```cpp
struct mpg_world {
  ~mpg_world();
  int device = 0;
  DevWorld dw{};
  int n_geoms = 0;
  std::vector<int> geom_type_h;
  DevBuf<char> blob;
  size_t blob_bytes = 0;
  uint64_t snapshot_hash = 0;
  Stream own_stream;
  Event gather_ev;
  DevBuf<unsigned long long> big_vis;
  DevBuf<int> big_busy;
  DevBuf<unsigned long long> stats;
  DevBuf<double> free_dev;
  int block = 128;
  size_t lds_bytes = 0;
  std::mutex host_mu;
  DevBuf<double> d_q, d_out;
  DevBuf<uint8_t> d_flags;
  DevBuf<uint32_t> d_masks;
  size_t cap_cfg = 0;
  size_t cap_out = 0;
  struct Workspace {
    DevBuf<uint32_t> surv;
    DevBuf<uint32_t> cnt;
    DevBuf<uint32_t> seg_len;
    DevBuf<uint32_t> seg_start;
    DevBuf<uint32_t> prefix;
    DevBuf<uint32_t> cand;
    DevBuf<float> rq;
    DevBuf<double> sc;
    DevBuf<double> links;
    long long links_cap = 0;
    long long cap = 0;
    uint64_t last = 0;
  };
  struct Side {
    Stream side;
    Event fork, join;
    uint64_t last = 0;
  };
  std::mutex ws_mu;
  std::map<hipStream_t, Side> sides;
  std::map<hipStream_t, Workspace> ws;
  std::vector<double> free_host;
  struct FreeStage {
    DevBuf<double> q, fp, links;
    DevBuf<uint8_t> fl;
    DevBuf<uint32_t> mk;
  } free_stage;
  struct Mark {
    int stage;
    Event a, b;
  };
  struct Motion {
    Event last;
    DevBuf<double> edges;
    DevBuf<int32_t> segs;
    DevBuf<long long> offs;
    DevBuf<char> out;
    DevBuf<double> states;
    DevBuf<uint8_t> flags;
    DevBuf<double> fp;
    DevBuf<int32_t> row_of;
  } motion;
  std::mutex motion_mu;
  bool has_closed_form = false;
  bool has_octree = false;
  bool octree_first = false;
  bool any_closed_form = false;
  bool any_octree = false;
  bool has_mesh = false;
  bool any_mesh = false;
  bool any_gjk = false;
  bool has_octree2 = false;
  struct Dist {
    Event last;
    DevBuf<double> poses, save64, q;
    DevBuf<char> out;
    DevBuf<double> pts;
    DevBuf<double> links;
    DevBuf<double> fp;
    DevBuf<ccdx::BigPolytope> big;
    DevBuf<unsigned> list;
  } dist;
  struct ContactStage {
    DevBuf<double> in, out;
    DevBuf<uint8_t> fl;
    DevBuf<uint32_t> mk;
    DevBuf<double> fp;
  } contact;
  std::mutex dist_mu;
  std::mutex prof_mu;
  bool prof = false;
  std::vector<Mark> marks;
  std::vector<Event> ev_pool;
  double prof_ms[MPG_NUM_STAGES] = {0, 0, 0};
  int64_t prof_n[MPG_NUM_STAGES] = {0, 0, 0};
  int64_t prof_cfg = 0;
  DevBuf<unsigned long long> prof_units;
  long long max_chunk = 1 << 20;
  int narrow_blocks = 1024;
  long long overlap_min = 1 << 18;
  int overlap_parts = 2;
  static constexpr size_t kMaxStreamState = 32;
  uint64_t ws_tick = 0;
  std::map<hipStream_t, int> busy;
  long long small_max = 1024;
  struct Small {
    PinnedBuf<double> h_q;
    PinnedBuf<uint8_t> h_hits;
    DevBuf<double> d_qs;
    DevBuf<double> d_ssc;
    PinnedBuf<double> h_ssc;
  } small;
  int64_t small_host_sc = 64;
  bool small_args = true;
  std::vector<int> h_rev_src;
  bool small_zero_copy = true;
  int64_t small_inline_sc = 256;
  Stream srv_stream;
  PinnedBuf<SrvCtl> srv;
  unsigned long long srv_seq = 0;
  bool srv_running = false;
  bool srv_ok = false;
  bool srv_broken = false;
  std::chrono::steady_clock::time_point srv_retry_at{};
  bool srv_quitting = false;
  int64_t srv_served = 0, srv_starts = 0, srv_fallbacks = 0;
  int srv_mode = 1;
  long long srv_idle_us = 1000;
  int srv_g = 8;
  int srv_max_n = kSrvN;
  size_t srv_lds = 0;
  bool srv_stats = false;
  double srv_stat[8] = {0, 0, 0, 0, 0, 0, 0, 0};
  size_t small_cap = 0;
  size_t small_qcap = 0;
  static constexpr int kRing = 3;
  struct Ring {
    Stream h2d;
    Stream side;
    Event e_in[kRing], e_done[kRing];
    struct Slot {
      DevBuf<double> d_in;
      DevBuf<uint8_t> d_fl;
      DevBuf<uint32_t> d_mk;
      DevBuf<uint32_t> d_bcnt;
      PinnedBuf<uint8_t> h_fl;
      PinnedBuf<uint32_t> h_mk;
      PinnedBuf<uint32_t> h_bcnt;
    } slot[kRing];
    size_t cap = 0;
    size_t in_cap = 0;
  } ring;
  long long ring_chunk = 1 << 19;
  int ring_streams = 2;
  int host_threads = 8;
  long long ring_head = 1 << 17, ring_tail = 1 << 16;
  std::unique_ptr<mpg_hostpipe::Pool> pool;
  double hp_stat[6] = {0, 0, 0, 0, 0, 0};
};
```

Measured before the change: 1.551 billion configs/s.

## Store per-tile pair counts as byte rows and scan them hierarchically

```diff
diff --git a/mplib_amd/csrc/mpg_bucket.h b/mplib_amd/csrc/mpg_bucket.h
--- /dev/null
+++ b/mplib_amd/csrc/mpg_bucket.h
@@ -0,0 +1,45 @@
+#pragma once
+
+#include "mpg_math.h"
+
+#ifndef MPG_RANGE_TILES
+#define MPG_RANGE_TILES 8
+#endif
+
+namespace mpg {
+
+constexpr int kRangeTiles = MPG_RANGE_TILES;
+constexpr int kGroupRanges = 16;
+static_assert(64 * kRangeTiles * kGroupRanges < 65536, "a group's count of one pair must fit 16 bits");
+
+MPG_INLINE int bk_row_words(int W) { return W * 8; }
+MPG_INLINE int bk_cols(int W) { return W * 32; }
+MPG_INLINE long long bk_tiles(long long n) { return (n + 63) / 64; }
+MPG_INLINE int bk_ranges(int n_tiles) { return (n_tiles + kRangeTiles - 1) / kRangeTiles; }
+MPG_INLINE int bk_groups(int n_ranges) { return (n_ranges + kGroupRanges - 1) / kGroupRanges; }
+MPG_INLINE int bk_range_first(int r) { return r * kRangeTiles; }
+MPG_INLINE int bk_range_end(int r, int n_tiles) {
+  const int e = (r + 1) * kRangeTiles;
+  return e < n_tiles ? e : n_tiles;
+}
+MPG_INLINE int bk_group_first(int g) { return g * kGroupRanges; }
+MPG_INLINE int bk_group_end(int g, int n_ranges) {
+  const int e = (g + 1) * kGroupRanges;
+  return e < n_ranges ? e : n_ranges;
+}
+MPG_INLINE int bk_group_of(int r) { return r / kGroupRanges; }
+constexpr int kSumSlots = 4096;
+MPG_INLINE bool bk_fold_sum(int n_ranges, int W) { return (long long)n_ranges * bk_row_words(W) <= kSumSlots; }
+MPG_INLINE long long bk_wave_tile(long long block_idx, int block, int tid) {
+  return ((block_idx * block) >> 6) + (tid >> 6);
+}
+MPG_INLINE bool bk_tile_has_row(long long tile, int n_tiles) { return tile < (long long)n_tiles; }
+MPG_INLINE size_t bk_cnt_words(int W, long long cap) { return (size_t)bk_tiles(cap) * (size_t)bk_row_words(W); }
+MPG_INLINE size_t bk_part_words(int W, long long cap) {
+  return (size_t)bk_ranges((int)bk_tiles(cap)) * (size_t)bk_cols(W);
+}
+MPG_INLINE size_t bk_grp_words(int W, long long cap) {
+  return (size_t)bk_groups(bk_ranges((int)bk_tiles(cap))) * (size_t)bk_cols(W);
+}
+
+}
diff --git a/mplib_amd/csrc/mpg_kernels.hip b/mplib_amd/csrc/mpg_kernels.hip
--- a/mplib_amd/csrc/mpg_kernels.hip
+++ b/mplib_amd/csrc/mpg_kernels.hip
@@ -19,6 +19,7 @@
 #include "../../include/mpgpu.h"
 #include "mpg_math.h"
 #include "mpg_fk.h"
+#include "mpg_bucket.h"
 #include "mpg_hostpipe.h"
 
 using namespace mpg;
@@ -1124,7 +1125,8 @@
     return;
   }
   bool any = false;
-  const long long tile = (cfg0 >> 6) + (tid >> 6);
+  const long long tile = bk_wave_tile(blockIdx.x, BLOCK, tid);
+  const bool has_row = bk_tile_has_row(tile, n_tiles);
   if (w.W * 8 <= kQueue) {
     uint32_t* hist = queue;
     for (int i = (int)lane; i < w.W * 8; i += 64) hist[i] = 0u;
@@ -1140,9 +1142,9 @@
       }
     }
     wave_lds_sync();
-    for (int p = (int)lane; p < w.W * 32; p += 64) {
-      const uint32_t c = (hist[p >> 2] >> (8 * (p & 3))) & 0xffu;
-      if (c) cnt[(long long)p * n_tiles + tile] = c;
+    if (has_row) {
+      uint32_t* row = cnt + tile * bk_row_words(w.W);
+      for (int i = (int)lane; i < bk_row_words(w.W); i += 64) row[i] = hist[i];
     }
   } else {
     for (int k = 0; k < w.W; ++k) {
@@ -1156,7 +1158,8 @@
         const int b = __builtin_ctz(xl);
         const unsigned long long bb = __ballot((x >> b) & 1u);
         x &= ~(1u << b);
-        if (lane == 0) cnt[(long long)(k * 32 + b) * n_tiles + tile] = (uint32_t)__popcll(bb);
+        if (lane == 0 && has_row)
+          reinterpret_cast<uint8_t*>(cnt)[tile * bk_cols(w.W) + k * 32 + b] = (uint8_t)__popcll(bb);
       }
     }
   }
@@ -1188,49 +1191,54 @@
   }
 }
 
-__global__ __launch_bounds__(1024) void pair_scan_kernel(uint32_t* __restrict__ cnt, int n_tiles,
-                                                        uint32_t* __restrict__ seg_len) {
-  __shared__ uint32_t part[16];
-  uint32_t* c = cnt + (long long)blockIdx.x * n_tiles;
-  const int per = (n_tiles + 1023) / 1024;
-  const int lo = threadIdx.x * per, hi = min(n_tiles, lo + per);
-  const uint32_t lane = threadIdx.x & 63u, wv = threadIdx.x >> 6;
-  uint32_t v[16];
-  uint32_t sum = 0;
-  if (per <= 16) {
-#pragma unroll
-    for (int k = 0; k < 16; ++k) {
-      v[k] = lo + k < hi ? c[lo + k] : 0u;
-      sum += v[k];
-    }
-  } else {
-    for (int i = lo; i < hi; ++i) sum += c[i];
-  }
-  const uint32_t incl = wave_inclusive_scan(sum, lane);
-  if (lane == 63u) part[wv] = incl;
-  __syncthreads();
-  uint32_t pre = 0, tot = 0;
-#pragma unroll
-  for (uint32_t k = 0; k < 16; ++k) {
-    const uint32_t x = part[k];
-    pre += k < wv ? x : 0u;
-    tot += x;
-  }
-  uint32_t run = pre + incl - sum;
-  if (per <= 16) {
-#pragma unroll
-    for (int k = 0; k < 16; ++k) {
-      if (lo + k < hi) c[lo + k] = run;
-      run += v[k];
-    }
-  } else {
-    for (int i = lo; i < hi; ++i) {
-      const uint32_t x = c[i];
-      c[i] = run;
-      run += x;
-    }
-  }
-  if (threadIdx.x == 0) seg_len[blockIdx.x] = tot;
+constexpr int kSumCols = 256;
+static_assert(kGroupRanges * kSumCols <= kSumSlots, "a group's sums must fit the block's LDS");
+
+template <int NT>
+__device__ __forceinline__ void range_sum_groups(const uint32_t* __restrict__ cnt, int n_tiles, int W,
+                                                 uint32_t* __restrict__ part, uint32_t* __restrict__ grp, int g0,
+                                                 int ng, uint2* sums) {
+  const int rw = bk_row_words(W), C = bk_cols(W);
+  const int n_ranges = bk_ranges(n_tiles);
+  const int r0 = bk_group_first(g0), nr = bk_group_end(g0 + ng - 1, n_ranges) - r0;
+  for (int j0 = 0; j0 < rw; j0 += kSumCols) {
+    const int jc = min(kSumCols, rw - j0);
+    for (int i = threadIdx.x; i < nr * jc; i += NT) {
+      const int rl = i / jc, jl = i % jc;
+      const int t0 = bk_range_first(r0 + rl), t1 = bk_range_end(r0 + rl, n_tiles);
+      const uint32_t* col = cnt + j0 + jl;
+      uint32_t lo = 0, hi = 0;
+#pragma unroll
+      for (int k = 0; k < kRangeTiles; ++k) {
+        const uint32_t x = t0 + k < t1 ? col[(long long)(t0 + k) * rw] : 0u;
+        lo += x & 0x00ff00ffu;
+        hi += (x >> 8) & 0x00ff00ffu;
+      }
+      sums[i] = make_uint2(lo, hi);
+    }
+    __syncthreads();
+    for (int i = threadIdx.x; i < ng * jc; i += NT) {
+      const int gl = i / jc, jl = i % jc;
+      const int rl1 = bk_group_end(g0 + gl, n_ranges) - r0;
+      uint32_t lo = 0, hi = 0;
+      for (int rl = bk_group_first(gl); rl < rl1; ++rl) {
+        *reinterpret_cast<uint4*>(part + (long long)(r0 + rl) * C + 4 * (j0 + jl)) =
+            make_uint4(lo & 0xffffu, hi & 0xffffu, lo >> 16, hi >> 16);
+        const uint2 s = sums[rl * jc + jl];
+        lo += s.x;
+        hi += s.y;
+      }
+      *reinterpret_cast<uint4*>(grp + (long long)(g0 + gl) * C + 4 * (j0 + jl)) =
+          make_uint4(lo & 0xffffu, hi & 0xffffu, lo >> 16, hi >> 16);
+    }
+    __syncthreads();
+  }
+}
+
+__global__ __launch_bounds__(256) void range_sum_kernel(const uint32_t* __restrict__ cnt, int n_tiles, int W,
+                                                       uint32_t* __restrict__ part, uint32_t* __restrict__ grp) {
+  __shared__ uint2 sums[kSumSlots];
+  range_sum_groups<256>(cnt, n_tiles, W, part, grp, blockIdx.x, 1, sums);
 }
 
 #ifndef MPG_TASK_MIN
@@ -1238,31 +1246,94 @@
 #endif
 constexpr uint32_t kTaskMin = MPG_TASK_MIN;
 
-__device__ __forceinline__ uint32_t block_sum256(uint32_t v, uint32_t* red) {
+constexpr int kScanRegs = 24;
+
+__device__ __forceinline__ uint32_t block_sum1024(uint32_t v, uint32_t* red) {
 #pragma unroll
   for (int off = 32; off > 0; off >>= 1) v += __shfl_xor(v, off);
   __syncthreads();
   if ((threadIdx.x & 63u) == 0) red[threadIdx.x >> 6] = v;
   __syncthreads();
-  return red[0] + red[1] + red[2] + red[3];
-}
-
-__global__ __launch_bounds__(256) void chunk_scan_kernel(const uint32_t* __restrict__ seg_len, int n_pairs,
-                                                        uint32_t* __restrict__ seg_start,
-                                                        uint32_t* __restrict__ prefix, unsigned long long* units,
-                                                        uint32_t target_tasks) {
-  __shared__ uint32_t wl[4], wt[4], red[4];
+  uint32_t s = 0;
+#pragma unroll
+  for (int k = 0; k < 16; ++k) s += red[k];
+  return s;
+}
+
+__global__ __launch_bounds__(1024) void range_scan_kernel(const uint32_t* __restrict__ cnt, int n_tiles, int W,
+                                                         uint32_t* __restrict__ part, uint32_t* __restrict__ grp,
+                                                         int n_groups, int n_pairs, uint32_t* seg_len,
+                                                         uint32_t* __restrict__ seg_start,
+                                                         uint32_t* __restrict__ prefix, unsigned long long* units,
+                                                         uint32_t target_tasks) {
+  __shared__ uint2 sums[kSumSlots];
+  __shared__ uint32_t wl[16], wt[16], red[16];
+  uint32_t* slab = reinterpret_cast<uint32_t*>(sums);
+  const int tid = threadIdx.x;
   const uint32_t lane = threadIdx.x & 63u, wv = threadIdx.x >> 6;
-  uint32_t part = 0;
-  for (int p = (int)threadIdx.x; p < n_pairs; p += 256) part += seg_len[p];
-  const uint32_t all = block_sum256(part, red);
+  const int C = bk_cols(W);
+  if (cnt) range_sum_groups<1024>(cnt, n_tiles, W, part, grp, 0, n_groups, sums);
+  const bool one = C <= 1024;
+  uint32_t my_len = 0;
+  {
+    const int CP = min(C, 1024), S = 1024 / CP, per = (n_groups + S - 1) / S;
+    const int s = tid / CP, cl = tid % CP;
+    for (int c0 = 0; c0 < C; c0 += CP) {
+      const int col = c0 + cl;
+      const bool act = s < S && col < C;
+      const int lo = s * per, hi = act ? min(n_groups, lo + per) : lo;
+      const uint32_t i0 = (uint32_t)lo * C + col;
+      uint32_t v[kScanRegs];
+      uint32_t sum = 0;
+      if (per <= kScanRegs) {
+#pragma unroll
+        for (int k = 0; k < kScanRegs; ++k) {
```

== Brief ==
Among the lines above, find those carrying the word "ifndef" and copy them out.

== Written solution ==
+#ifndef MPG_RANGE_TILES
 #ifndef MPG_TASK_MIN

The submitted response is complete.